━━ GIVEN RECORDS ━━
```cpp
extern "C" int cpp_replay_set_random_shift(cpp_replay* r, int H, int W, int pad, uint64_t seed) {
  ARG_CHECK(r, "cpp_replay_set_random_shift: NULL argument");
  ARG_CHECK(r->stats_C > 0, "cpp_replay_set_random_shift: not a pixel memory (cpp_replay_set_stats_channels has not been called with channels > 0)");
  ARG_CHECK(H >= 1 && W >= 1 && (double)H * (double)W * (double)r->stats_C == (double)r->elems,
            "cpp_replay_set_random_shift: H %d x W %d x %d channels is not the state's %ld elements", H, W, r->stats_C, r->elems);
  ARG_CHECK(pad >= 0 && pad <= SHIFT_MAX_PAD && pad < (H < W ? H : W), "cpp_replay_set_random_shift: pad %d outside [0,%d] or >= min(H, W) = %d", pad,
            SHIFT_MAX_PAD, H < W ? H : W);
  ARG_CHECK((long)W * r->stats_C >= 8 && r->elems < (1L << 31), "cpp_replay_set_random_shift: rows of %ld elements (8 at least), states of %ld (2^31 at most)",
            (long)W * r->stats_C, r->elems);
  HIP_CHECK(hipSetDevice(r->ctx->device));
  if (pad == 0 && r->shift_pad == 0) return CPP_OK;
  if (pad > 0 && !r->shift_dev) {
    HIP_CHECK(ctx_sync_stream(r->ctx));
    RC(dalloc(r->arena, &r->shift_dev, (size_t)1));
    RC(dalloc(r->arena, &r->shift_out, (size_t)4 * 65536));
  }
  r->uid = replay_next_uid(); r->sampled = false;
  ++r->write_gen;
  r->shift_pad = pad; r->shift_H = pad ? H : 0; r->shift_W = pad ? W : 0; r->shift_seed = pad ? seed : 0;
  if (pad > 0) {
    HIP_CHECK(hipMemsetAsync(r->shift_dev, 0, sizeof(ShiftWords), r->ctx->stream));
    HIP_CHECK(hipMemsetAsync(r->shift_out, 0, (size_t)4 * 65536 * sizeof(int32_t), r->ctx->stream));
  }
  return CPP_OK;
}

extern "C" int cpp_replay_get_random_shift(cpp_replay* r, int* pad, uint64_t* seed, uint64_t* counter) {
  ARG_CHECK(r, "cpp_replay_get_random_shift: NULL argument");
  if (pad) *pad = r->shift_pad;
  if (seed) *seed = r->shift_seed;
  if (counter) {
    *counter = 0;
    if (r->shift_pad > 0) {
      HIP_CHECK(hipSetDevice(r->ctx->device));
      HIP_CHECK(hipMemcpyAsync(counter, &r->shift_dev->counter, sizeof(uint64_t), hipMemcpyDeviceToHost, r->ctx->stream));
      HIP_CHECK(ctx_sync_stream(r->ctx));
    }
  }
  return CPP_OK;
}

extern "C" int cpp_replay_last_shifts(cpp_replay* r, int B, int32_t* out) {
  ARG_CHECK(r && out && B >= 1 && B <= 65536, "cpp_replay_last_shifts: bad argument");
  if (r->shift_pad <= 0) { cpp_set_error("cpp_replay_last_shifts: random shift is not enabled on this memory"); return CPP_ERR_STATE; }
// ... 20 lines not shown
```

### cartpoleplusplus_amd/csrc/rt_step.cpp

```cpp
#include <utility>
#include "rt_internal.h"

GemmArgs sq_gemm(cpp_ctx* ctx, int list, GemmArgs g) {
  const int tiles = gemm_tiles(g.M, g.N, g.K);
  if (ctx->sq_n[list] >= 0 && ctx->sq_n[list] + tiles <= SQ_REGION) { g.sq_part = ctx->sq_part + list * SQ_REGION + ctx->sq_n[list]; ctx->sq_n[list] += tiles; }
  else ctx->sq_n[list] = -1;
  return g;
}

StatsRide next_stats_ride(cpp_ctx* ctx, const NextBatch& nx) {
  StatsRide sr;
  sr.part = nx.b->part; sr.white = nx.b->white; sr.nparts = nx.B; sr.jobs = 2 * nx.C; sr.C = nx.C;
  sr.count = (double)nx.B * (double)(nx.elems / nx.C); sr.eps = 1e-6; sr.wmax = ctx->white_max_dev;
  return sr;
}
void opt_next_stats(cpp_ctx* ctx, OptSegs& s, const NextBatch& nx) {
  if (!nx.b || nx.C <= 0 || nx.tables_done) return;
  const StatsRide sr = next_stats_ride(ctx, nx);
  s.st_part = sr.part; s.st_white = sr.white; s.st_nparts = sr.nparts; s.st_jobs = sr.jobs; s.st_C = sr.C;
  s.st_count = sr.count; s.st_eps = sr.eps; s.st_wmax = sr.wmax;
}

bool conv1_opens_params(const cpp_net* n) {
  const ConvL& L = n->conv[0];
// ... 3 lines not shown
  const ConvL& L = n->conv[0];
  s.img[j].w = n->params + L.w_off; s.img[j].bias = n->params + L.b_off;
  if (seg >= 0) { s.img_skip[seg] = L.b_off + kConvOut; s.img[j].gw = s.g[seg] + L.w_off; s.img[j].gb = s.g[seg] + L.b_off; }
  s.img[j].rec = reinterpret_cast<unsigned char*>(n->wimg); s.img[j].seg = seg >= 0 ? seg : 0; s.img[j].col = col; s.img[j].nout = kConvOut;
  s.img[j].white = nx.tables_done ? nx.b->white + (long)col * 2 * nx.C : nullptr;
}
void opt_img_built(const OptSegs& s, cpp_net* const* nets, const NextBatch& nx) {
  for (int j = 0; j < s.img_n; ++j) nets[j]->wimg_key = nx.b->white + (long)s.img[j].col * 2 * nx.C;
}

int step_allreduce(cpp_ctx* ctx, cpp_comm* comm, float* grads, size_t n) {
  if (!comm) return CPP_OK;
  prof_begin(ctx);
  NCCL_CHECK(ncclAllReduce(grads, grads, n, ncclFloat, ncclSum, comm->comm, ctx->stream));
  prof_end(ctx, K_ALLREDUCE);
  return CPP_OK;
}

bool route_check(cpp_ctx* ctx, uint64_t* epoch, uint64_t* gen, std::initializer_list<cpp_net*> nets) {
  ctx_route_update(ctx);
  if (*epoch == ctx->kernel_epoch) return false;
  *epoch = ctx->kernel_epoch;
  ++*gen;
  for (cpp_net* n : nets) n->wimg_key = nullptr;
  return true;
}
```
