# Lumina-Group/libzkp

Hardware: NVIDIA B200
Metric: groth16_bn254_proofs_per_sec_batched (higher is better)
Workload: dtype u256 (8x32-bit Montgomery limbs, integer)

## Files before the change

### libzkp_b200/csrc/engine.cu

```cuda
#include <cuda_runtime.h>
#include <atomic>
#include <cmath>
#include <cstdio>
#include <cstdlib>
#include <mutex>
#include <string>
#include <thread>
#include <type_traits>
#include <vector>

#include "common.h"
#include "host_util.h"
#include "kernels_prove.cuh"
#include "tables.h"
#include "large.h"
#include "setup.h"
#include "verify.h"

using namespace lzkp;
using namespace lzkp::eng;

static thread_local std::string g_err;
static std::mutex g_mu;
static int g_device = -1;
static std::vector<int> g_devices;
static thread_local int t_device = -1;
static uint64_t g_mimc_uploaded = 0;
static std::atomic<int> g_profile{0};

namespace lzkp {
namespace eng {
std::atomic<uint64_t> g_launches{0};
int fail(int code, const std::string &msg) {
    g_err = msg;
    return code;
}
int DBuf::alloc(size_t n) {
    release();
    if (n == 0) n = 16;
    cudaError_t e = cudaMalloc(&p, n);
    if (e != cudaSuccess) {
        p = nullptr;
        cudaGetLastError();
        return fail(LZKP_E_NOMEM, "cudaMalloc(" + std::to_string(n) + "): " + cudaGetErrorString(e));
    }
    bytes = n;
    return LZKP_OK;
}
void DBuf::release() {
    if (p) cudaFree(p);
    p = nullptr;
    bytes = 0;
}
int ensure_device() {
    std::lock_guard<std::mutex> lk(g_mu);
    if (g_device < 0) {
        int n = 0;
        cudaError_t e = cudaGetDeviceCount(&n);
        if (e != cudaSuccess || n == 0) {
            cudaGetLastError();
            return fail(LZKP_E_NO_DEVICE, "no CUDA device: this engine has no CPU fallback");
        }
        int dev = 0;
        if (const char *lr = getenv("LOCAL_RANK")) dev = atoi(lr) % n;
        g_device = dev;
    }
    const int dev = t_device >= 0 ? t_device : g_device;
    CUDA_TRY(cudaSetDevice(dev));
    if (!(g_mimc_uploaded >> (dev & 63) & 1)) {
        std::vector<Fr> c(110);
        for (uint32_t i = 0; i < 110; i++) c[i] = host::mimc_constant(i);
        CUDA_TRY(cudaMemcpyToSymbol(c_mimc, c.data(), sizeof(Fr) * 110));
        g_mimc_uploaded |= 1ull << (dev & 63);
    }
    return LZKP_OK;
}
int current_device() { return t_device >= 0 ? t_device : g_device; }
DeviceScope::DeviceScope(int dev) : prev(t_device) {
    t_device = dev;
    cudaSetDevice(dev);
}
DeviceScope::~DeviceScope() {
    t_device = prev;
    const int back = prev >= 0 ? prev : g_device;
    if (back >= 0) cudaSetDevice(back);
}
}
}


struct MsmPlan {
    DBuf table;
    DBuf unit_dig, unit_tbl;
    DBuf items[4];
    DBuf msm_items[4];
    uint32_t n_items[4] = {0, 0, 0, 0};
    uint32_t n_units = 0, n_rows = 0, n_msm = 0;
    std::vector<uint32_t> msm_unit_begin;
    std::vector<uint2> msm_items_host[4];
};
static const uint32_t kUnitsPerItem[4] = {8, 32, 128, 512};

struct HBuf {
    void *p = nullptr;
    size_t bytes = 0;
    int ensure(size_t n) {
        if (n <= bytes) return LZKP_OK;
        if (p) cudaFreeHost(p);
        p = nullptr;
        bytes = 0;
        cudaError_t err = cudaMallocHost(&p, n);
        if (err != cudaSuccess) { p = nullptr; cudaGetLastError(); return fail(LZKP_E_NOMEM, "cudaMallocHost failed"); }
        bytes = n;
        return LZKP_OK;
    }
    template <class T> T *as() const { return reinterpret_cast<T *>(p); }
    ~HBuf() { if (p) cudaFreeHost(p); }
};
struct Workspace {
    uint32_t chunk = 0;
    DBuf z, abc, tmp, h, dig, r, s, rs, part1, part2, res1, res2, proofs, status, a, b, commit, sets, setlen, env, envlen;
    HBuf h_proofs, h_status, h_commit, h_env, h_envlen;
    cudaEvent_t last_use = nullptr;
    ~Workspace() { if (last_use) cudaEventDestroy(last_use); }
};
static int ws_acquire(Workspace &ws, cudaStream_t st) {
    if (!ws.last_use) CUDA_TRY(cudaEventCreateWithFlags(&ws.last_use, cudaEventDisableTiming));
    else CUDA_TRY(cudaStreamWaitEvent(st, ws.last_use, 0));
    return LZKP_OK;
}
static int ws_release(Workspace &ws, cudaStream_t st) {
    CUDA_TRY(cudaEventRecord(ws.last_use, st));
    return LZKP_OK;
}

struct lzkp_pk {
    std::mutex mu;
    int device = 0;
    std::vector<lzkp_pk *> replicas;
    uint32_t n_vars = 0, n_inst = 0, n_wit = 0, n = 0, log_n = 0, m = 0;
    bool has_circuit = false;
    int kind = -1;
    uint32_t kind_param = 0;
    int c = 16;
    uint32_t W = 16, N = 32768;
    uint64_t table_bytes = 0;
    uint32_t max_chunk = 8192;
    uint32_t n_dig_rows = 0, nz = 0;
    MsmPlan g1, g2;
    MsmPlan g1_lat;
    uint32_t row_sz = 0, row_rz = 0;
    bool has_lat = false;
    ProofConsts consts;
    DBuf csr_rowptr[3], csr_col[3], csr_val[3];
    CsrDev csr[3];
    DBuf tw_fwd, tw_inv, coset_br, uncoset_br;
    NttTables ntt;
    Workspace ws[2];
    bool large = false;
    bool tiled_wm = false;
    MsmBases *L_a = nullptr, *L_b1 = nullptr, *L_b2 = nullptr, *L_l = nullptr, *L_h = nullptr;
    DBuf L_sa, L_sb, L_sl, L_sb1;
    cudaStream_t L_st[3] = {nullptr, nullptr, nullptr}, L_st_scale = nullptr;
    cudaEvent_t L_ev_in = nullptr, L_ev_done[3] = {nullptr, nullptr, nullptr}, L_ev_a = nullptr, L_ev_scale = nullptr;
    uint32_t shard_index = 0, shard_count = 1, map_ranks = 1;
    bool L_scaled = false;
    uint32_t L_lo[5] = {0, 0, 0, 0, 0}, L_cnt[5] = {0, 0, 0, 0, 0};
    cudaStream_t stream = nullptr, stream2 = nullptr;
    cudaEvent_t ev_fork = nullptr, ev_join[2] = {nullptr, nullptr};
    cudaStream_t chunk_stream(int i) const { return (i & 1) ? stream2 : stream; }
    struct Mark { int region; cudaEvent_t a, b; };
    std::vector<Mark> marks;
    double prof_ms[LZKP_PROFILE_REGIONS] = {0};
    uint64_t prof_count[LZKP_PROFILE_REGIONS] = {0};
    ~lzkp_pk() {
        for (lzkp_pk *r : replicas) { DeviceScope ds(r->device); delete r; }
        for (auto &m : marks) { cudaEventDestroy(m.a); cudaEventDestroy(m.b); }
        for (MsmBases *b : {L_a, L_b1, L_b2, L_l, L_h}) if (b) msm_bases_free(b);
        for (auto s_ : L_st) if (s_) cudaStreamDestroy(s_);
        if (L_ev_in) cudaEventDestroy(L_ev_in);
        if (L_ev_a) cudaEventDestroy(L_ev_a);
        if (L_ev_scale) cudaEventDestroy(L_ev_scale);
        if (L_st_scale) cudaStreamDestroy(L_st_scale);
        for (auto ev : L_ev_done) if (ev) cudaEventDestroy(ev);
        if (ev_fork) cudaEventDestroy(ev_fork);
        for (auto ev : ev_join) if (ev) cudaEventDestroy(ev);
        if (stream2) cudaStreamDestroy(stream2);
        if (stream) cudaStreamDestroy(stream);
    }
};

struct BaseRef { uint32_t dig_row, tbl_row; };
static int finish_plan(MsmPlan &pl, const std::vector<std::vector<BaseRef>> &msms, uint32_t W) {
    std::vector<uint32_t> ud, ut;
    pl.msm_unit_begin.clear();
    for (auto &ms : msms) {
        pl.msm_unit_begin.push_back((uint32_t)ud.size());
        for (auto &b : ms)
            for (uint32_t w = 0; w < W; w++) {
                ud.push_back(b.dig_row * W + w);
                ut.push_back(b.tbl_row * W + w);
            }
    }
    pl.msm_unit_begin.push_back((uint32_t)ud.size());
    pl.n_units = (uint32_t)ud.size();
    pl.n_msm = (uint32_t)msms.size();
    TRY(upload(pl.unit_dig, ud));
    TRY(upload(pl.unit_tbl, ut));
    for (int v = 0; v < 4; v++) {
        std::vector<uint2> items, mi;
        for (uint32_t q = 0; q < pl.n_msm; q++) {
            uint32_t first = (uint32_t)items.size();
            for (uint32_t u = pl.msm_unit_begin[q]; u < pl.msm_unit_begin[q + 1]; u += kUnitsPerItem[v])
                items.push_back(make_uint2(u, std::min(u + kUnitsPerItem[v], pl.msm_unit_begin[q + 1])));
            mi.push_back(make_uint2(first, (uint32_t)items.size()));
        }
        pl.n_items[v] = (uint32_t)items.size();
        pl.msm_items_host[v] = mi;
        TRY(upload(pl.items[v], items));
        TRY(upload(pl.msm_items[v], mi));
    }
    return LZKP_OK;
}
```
━━━
▶ _WORK ORDER_
Filter the records above for lines with "MsmPlan".

▶ _ANSWER TO THIS EXERCISE_
struct MsmPlan {
    MsmPlan g1, g2;
    MsmPlan g1_lat;
static int finish_plan(MsmPlan &pl, const std::vector<std::vector<BaseRef>> &msms, uint32_t W) {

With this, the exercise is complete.